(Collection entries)
template <int NT, int MT, bool SAVE_Z, int WPE = 2, bool CT = false, int NW = 4, bool RAGGED = false, bool HRAG = false>
__global__ __launch_bounds__(NW * 64, WPE) void pwattn_fwd_kernel(const FwdParams p, const RaggedTabs rg) {
#if defined(__HIP_DEVICE_COMPILE__)
    constexpr int BM = NW * MT * 16;
    constexpr int WROWS = NT * 16;
    constexpr int BUF = (WROWS + (CT ? BM + 16 : 2 * BM)) * 16;
    __shared__ __attribute__((aligned(16))) float smem[2 * BUF];

    const int tid = threadIdx.x;
    const int lane = tid & 63;
    const int wave = __builtin_amdgcn_readfirstlane(tid >> 6);
    const int r16 = lane & 15, q = lane >> 4;
    const int M = (int)p.M;
    const int nblk = gridDim.x, lin = blockIdx.x;
    const int xq = nblk >> 3, xr = nblk & 7, xcd = lin & 7;
    const int tile_id = XCD_REMAP ? (xcd < xr ? xcd * (xq + 1) : xr * (xq + 1) + (xcd - xr) * xq) + (lin >> 3) : lin;
    const int m0 = tile_id * BM;
    const int T = p.T, H = p.H, D = p.D;
    const int rows_here = min(BM, M - m0);
    static_assert(!HRAG || (RAGGED && !SAVE_Z && NW * MT <= 16), "history-ragged: a ragged form without z, at most 16 tiles per workgroup");
    auto hrow = [&](int m, unsigned& bt, unsigned& hr) -> bool {
        const int4 e = rg.tile_tab[m >> 4];
        bt = (unsigned)min(max(e.x, 0), rg.N - 1);
        hr = (unsigned)min(max(e.y, 0), rg.R) + (unsigned)(m & 15);
        return (m & 15) < e.z;
    };

    constexpr unsigned OOB = 0x80000000u;
    const __amdgpu_buffer_rsrc_t rs_w = __builtin_amdgcn_make_buffer_rsrc(const_cast<float*>(p.wp), 0, p.wp_bytes, 0x00020000);
    const __amdgpu_buffer_rsrc_t rs_t = __builtin_amdgcn_make_buffer_rsrc(const_cast<float*>(p.t), 0, p.t_bytes, 0x00020000);
    const __amdgpu_buffer_rsrc_t rs_h = __builtin_amdgcn_make_buffer_rsrc(const_cast<float*>(p.h), 0, p.h_bytes, 0x00020000);
    const __amdgpu_buffer_rsrc_t rs_u = __builtin_amdgcn_make_buffer_rsrc(const_cast<float*>(p.u), 0, p.h_bytes, 0x00020000);
    const __amdgpu_buffer_rsrc_t rs_v = __builtin_amdgcn_make_buffer_rsrc(const_cast<float*>(p.v), 0, p.t_bytes, 0x00020000);
    const __amdgpu_buffer_rsrc_t rs_w2 = __builtin_amdgcn_make_buffer_rsrc(const_cast<float*>(p.w2), 0, D * 4, 0x00020000);
// ... 53 lines not shown
            const unsigned b = RAGGED ? (unsigned)min(max(rg.cand_imp[bt], 0), rg.B - 1) : bt / (unsigned)T;
            const unsigned hr = b * H + (mm - bt * H);
            voff_u[jt] = m < M ? (hr * p.ldu + 4 * q) * 4u : OOB;
            voff_v[jt] = m < M ? (bt * p.ldv + 4 * q) * 4u : OOB;
        }
    }
    const int rslot = 4 * (q ^ swz4(r16));

    float s_part[MT];
#pragma unroll
    for (int jt = 0; jt < MT; ++jt) s_part[jt] = 0.f;

    for (int nc = 0; nc < p.nchunks; ++nc) {
        const int kc0 = nc * WROWS;
        const int nt_live = min(NT, (D - kc0 + 15) >> 4);
        f32x4 acc[NT][MT];
#pragma unroll
        for (int jt = 0; jt < MT; ++jt) {
#pragma unroll
            for (int it = 0; it < NT; ++it) {
                const int kb = (kc0 + it * 16) * 4;
                f32x4 uu = f32x4{0.f, 0.f, 0.f, 0.f}, vv = uu;
                if (!(NRM_DIAG_FWD & 1)) {
                    uu = __builtin_bit_cast(f32x4, __builtin_amdgcn_raw_buffer_load_b128(rs_u, voff_u[jt], kb, 0));
                    vv = __builtin_bit_cast(f32x4, __builtin_amdgcn_raw_buffer_load_b128(rs_v, voff_v[jt], kb, 0));
                }
                const bool kok = kc0 + it * 16 + 4 * q < D;
                acc[it][jt] = kok ? uu + vv : f32x4{0.f, 0.f, 0.f, 0.f};
                if ((it & 3) == 3) __builtin_amdgcn_sched_barrier(0);
            }
            __builtin_amdgcn_sched_barrier(0);
        }

        auto dma_chunk = [&](int c, float* buf) {
            const int wbase = (c * p.rows + nc * WROWS) * 64;
            for (int pc = wave; pc < NT; pc += NW)
                __builtin_amdgcn_raw_ptr_buffer_load_lds(rs_w, (__attribute__((address_space(3))) void*)(buf + pc * 256),
                                                         16, lane * 16, wbase + pc * 1024, 0, 0);
#pragma unroll
            for (int j = 0; j < MT; ++j) {
                float* tdst = buf + (WROWS + (wave * MT + j) * 16) * 16;
                if (CT) {
                    __builtin_amdgcn_raw_ptr_buffer_load_lds(rs_h, (__attribute__((address_space(3))) void*)tdst, 16, voff_h[j], c * 64, 0, 0);
                } else {
                    __builtin_amdgcn_raw_ptr_buffer_load_lds(rs_t, (__attribute__((address_space(3))) void*)tdst, 16, voff_t[j], c * 64, 0, 0);
                    __builtin_amdgcn_raw_ptr_buffer_load_lds(rs_h, (__attribute__((address_space(3))) void*)(tdst + BM * 16), 16, voff_h[j], c * 64, 0, 0);
                }
            }
            if (CT && wave == (NT % NW == 0 ? NW - 1 : NT % NW))
                __builtin_amdgcn_raw_ptr_buffer_load_lds(rs_t, (__attribute__((address_space(3))) void*)(buf + (WROWS + BM) * 16), 16, voff_tc, c * 64, 0, 0);
        };
        auto compute = [&](const float* buf, int kleft) {
            const float* Tl = buf + WROWS * 16;
            f32x4 pf[MT];
#pragma unroll
            for (int jt = 0; jt < MT; ++jt) {
                const int ro = ((wave * MT + jt) * 16 + r16) * 16 + rslot;
                if (CT) pf[jt] = *reinterpret_cast<const f32x4*>(&Tl[ro]) * *reinterpret_cast<const f32x4*>(&Tl[BM * 16 + tfrag[jt]]);
                else pf[jt] = *reinterpret_cast<const f32x4*>(&Tl[ro]) * *reinterpret_cast<const f32x4*>(&Tl[BM * 16 + ro]);
            }
            if (kleft < 16) {
                asm volatile("");
#pragma unroll
                for (int jt = 0; jt < MT; ++jt) pf[jt] = 4 * q < kleft ? pf[jt] : f32x4{0.f, 0.f, 0.f, 0.f};
            }
            f32x4 af = *reinterpret_cast<const f32x4*>(&buf[r16 * 16 + rslot]);
#pragma unroll
            for (int it = 0; it < NT; ++it) {
                f32x4 afn = af;
                if (it + 1 < NT) afn = *reinterpret_cast<const f32x4*>(&buf[((it + 1) * 16 + r16) * 16 + rslot]);
                if (WPE < 3 || it < nt_live)
#pragma unroll
                for (int j = 0; j < 4; ++j)
#pragma unroll
                    for (int jt = 0; jt < MT; ++jt) acc[it][jt] = mfma16(af[j], pf[jt][j], acc[it][jt]);
                __builtin_amdgcn_sched_barrier(0);
                af = afn;
            }
        };

        dma_chunk(0, smem);
        __syncthreads();
        if (NRM_PRIO) __builtin_amdgcn_s_setprio(NRM_PRIO);
        for (int c = 0; c < p.kchunks; ++c) {
            float* cur = smem + (c & 1) * BUF;
            float* nxt = smem + ((c & 1) ^ 1) * BUF;
            if (c + 1 < p.kchunks && !((NRM_DIAG_FWD & 2) && c > 0)) dma_chunk(c + 1, nxt);
            compute(cur, D - 16 * c);
            __syncthreads();
        }
        if (NRM_PRIO) __builtin_amdgcn_s_setprio(0);

        f32x4 wq[3];
#pragma unroll
        for (int it = 0; it < 2 && it < NT; ++it)
            wq[it] = __builtin_bit_cast(f32x4, __builtin_amdgcn_raw_buffer_load_b128(rs_w2, 16 * q, (kc0 + it * 16) * 4, 0));
#pragma unroll
        for (int it = 0; it < NT; ++it) {
            const int kb = (kc0 + it * 16) * 4;
            const bool kok = kc0 + it * 16 + 4 * q < D;
            if (it + 2 < NT) wq[(it + 2) % 3] = __builtin_bit_cast(f32x4, __builtin_amdgcn_raw_buffer_load_b128(rs_w2, 16 * q, kb + 128, 0));
            const f32x4 ww = wq[it % 3];
#pragma unroll
            for (int jt = 0; jt < MT; ++jt) {
                const f32x4 zz = acc[it][jt];
                if (SAVE_Z && kok && !(NRM_DIAG_FWD & 4)) {
                    const unsigned vz = (unsigned)(((wave * MT + jt) * 16 + r16) * D + 4 * q) * 4u;
                    store_b128_guarded(__builtin_bit_cast(u32x4, zz), rs_z, vz, kb);
                }
                if (NRM_DIAG_FWD & 8) s_part[jt] += ww[0] * zz[0] + ww[1] * zz[1] + ww[2] * zz[2] + ww[3] * zz[3];
                else s_part[jt] += gelu_dot4(ww, zz);
            }
            __builtin_amdgcn_sched_barrier(0);
        }
    }

    const float b2 = p.b2[0];
#pragma unroll
    for (int jt = 0; jt < MT; ++jt) {
        const float v = sum_rows4(s_part[jt]);
        const int m = m0 + (wave * MT + jt) * 16 + r16;
        if constexpr (HRAG) { if (q == 0 && m < M) p.s[m] = row_ok[jt] ? v + b2 : 0.f; }
        else if (q == 0 && m < M) p.s[m] = v + b2;
    }
#endif
}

What to produce: Your answer should be the lines above, from the line containing "const int4 e = rg.tile_tab[m >> 4];" up to and including the line containing "constexpr unsigned OOB = 0x80000000u;", reproduced exactly and with nothing else.

Exercise solution:
        const int4 e = rg.tile_tab[m >> 4];
        bt = (unsigned)min(max(e.x, 0), rg.N - 1);
        hr = (unsigned)min(max(e.y, 0), rg.R) + (unsigned)(m & 15);
        return (m & 15) < e.z;
    };

    constexpr unsigned OOB = 0x80000000u;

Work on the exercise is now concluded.